Copy out, exactly and with nothing else, the stretch of lines that starts at the line containing "const char *const" and finishes at the end of the data.
Start of RECORDS PROVIDED
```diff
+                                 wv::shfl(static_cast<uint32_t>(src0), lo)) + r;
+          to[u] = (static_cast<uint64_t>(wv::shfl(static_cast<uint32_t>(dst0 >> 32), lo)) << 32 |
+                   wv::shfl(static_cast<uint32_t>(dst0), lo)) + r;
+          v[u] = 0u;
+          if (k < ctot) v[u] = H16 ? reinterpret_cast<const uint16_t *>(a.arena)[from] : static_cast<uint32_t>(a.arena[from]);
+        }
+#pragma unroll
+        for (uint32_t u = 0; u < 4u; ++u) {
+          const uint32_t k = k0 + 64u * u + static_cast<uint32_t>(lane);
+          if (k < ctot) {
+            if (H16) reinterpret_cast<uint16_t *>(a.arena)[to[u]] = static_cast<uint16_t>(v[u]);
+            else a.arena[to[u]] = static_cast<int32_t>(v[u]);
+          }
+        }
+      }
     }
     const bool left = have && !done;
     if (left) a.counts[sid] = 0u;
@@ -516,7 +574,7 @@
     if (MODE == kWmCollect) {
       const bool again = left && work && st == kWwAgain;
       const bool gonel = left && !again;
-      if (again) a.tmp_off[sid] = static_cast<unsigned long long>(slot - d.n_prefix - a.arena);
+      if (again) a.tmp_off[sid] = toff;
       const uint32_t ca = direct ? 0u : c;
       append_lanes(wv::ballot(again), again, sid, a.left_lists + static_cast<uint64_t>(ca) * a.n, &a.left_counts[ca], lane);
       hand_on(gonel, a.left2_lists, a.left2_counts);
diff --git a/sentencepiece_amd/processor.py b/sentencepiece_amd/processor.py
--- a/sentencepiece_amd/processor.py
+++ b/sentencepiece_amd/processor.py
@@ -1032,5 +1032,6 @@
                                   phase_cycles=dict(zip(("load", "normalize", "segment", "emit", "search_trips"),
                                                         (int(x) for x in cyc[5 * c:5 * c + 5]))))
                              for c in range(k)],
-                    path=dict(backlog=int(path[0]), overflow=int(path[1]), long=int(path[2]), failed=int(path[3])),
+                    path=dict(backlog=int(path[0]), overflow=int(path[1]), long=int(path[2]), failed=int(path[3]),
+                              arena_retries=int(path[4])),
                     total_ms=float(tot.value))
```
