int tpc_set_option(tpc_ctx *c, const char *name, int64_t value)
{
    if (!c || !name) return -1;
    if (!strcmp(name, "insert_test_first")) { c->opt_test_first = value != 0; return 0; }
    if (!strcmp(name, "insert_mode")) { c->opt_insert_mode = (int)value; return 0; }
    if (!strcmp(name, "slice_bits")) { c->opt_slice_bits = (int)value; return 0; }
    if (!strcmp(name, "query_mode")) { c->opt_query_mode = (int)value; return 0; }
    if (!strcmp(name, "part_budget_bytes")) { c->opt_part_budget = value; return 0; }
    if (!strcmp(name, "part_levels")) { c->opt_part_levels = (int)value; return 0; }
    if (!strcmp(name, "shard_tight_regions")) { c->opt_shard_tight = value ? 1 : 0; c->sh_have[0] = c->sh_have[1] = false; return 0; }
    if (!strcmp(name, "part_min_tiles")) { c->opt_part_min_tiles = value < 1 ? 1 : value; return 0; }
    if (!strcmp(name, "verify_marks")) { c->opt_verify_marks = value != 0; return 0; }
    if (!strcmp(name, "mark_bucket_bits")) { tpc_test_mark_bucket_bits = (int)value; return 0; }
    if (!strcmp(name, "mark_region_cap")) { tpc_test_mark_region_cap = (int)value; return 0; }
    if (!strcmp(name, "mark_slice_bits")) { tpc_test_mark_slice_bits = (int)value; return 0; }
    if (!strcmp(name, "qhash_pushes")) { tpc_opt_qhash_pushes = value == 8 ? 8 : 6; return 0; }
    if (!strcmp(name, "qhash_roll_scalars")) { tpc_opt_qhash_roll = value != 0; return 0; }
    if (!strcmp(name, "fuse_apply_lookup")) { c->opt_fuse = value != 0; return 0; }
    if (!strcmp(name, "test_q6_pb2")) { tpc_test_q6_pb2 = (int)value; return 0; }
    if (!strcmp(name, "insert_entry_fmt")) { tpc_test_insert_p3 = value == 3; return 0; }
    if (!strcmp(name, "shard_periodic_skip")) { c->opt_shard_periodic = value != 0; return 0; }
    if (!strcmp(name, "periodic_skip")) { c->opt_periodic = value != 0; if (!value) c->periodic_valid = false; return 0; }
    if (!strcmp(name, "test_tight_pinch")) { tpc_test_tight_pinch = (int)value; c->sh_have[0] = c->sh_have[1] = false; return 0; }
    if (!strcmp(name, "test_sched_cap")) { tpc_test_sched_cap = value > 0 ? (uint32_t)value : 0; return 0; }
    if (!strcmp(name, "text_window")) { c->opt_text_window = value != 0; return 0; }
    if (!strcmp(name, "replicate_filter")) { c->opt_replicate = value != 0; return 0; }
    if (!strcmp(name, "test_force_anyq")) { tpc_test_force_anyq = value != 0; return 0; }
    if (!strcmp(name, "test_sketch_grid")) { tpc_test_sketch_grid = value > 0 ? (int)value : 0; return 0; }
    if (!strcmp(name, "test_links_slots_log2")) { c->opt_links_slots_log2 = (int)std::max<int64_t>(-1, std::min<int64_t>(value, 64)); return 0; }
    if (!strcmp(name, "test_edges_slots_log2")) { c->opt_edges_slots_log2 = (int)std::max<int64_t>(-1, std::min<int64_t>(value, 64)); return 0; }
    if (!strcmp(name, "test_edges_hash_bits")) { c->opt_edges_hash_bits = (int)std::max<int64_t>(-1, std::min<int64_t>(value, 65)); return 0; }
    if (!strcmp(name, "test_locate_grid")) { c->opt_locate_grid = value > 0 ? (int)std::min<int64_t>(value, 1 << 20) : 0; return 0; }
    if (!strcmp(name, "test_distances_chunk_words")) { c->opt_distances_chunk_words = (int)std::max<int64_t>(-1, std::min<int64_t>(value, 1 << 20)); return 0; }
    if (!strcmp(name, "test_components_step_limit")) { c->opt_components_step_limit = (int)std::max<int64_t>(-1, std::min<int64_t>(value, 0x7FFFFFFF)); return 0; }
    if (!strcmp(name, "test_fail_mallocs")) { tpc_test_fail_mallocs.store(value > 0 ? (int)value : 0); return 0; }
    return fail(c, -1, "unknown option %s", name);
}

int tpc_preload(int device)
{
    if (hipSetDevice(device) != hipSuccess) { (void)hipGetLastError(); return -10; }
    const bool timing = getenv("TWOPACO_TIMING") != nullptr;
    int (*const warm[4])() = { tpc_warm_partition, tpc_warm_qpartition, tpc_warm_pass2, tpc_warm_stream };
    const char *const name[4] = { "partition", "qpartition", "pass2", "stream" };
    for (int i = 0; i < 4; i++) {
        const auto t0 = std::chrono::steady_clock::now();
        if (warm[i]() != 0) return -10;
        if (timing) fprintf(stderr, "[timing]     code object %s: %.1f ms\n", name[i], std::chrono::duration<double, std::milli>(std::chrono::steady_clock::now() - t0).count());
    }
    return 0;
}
End of RECORDS PROVIDED
SOLUTION BELOW:
    const char *const name[4] = { "partition", "qpartition", "pass2", "stream" };
    for (int i = 0; i < 4; i++) {
        const auto t0 = std::chrono::steady_clock::now();
        if (warm[i]() != 0) return -10;
        if (timing) fprintf(stderr, "[timing]     code object %s: %.1f ms\n", name[i], std::chrono::duration<double, std::milli>(std::chrono::steady_clock::now() - t0).count());
    }
    return 0;
}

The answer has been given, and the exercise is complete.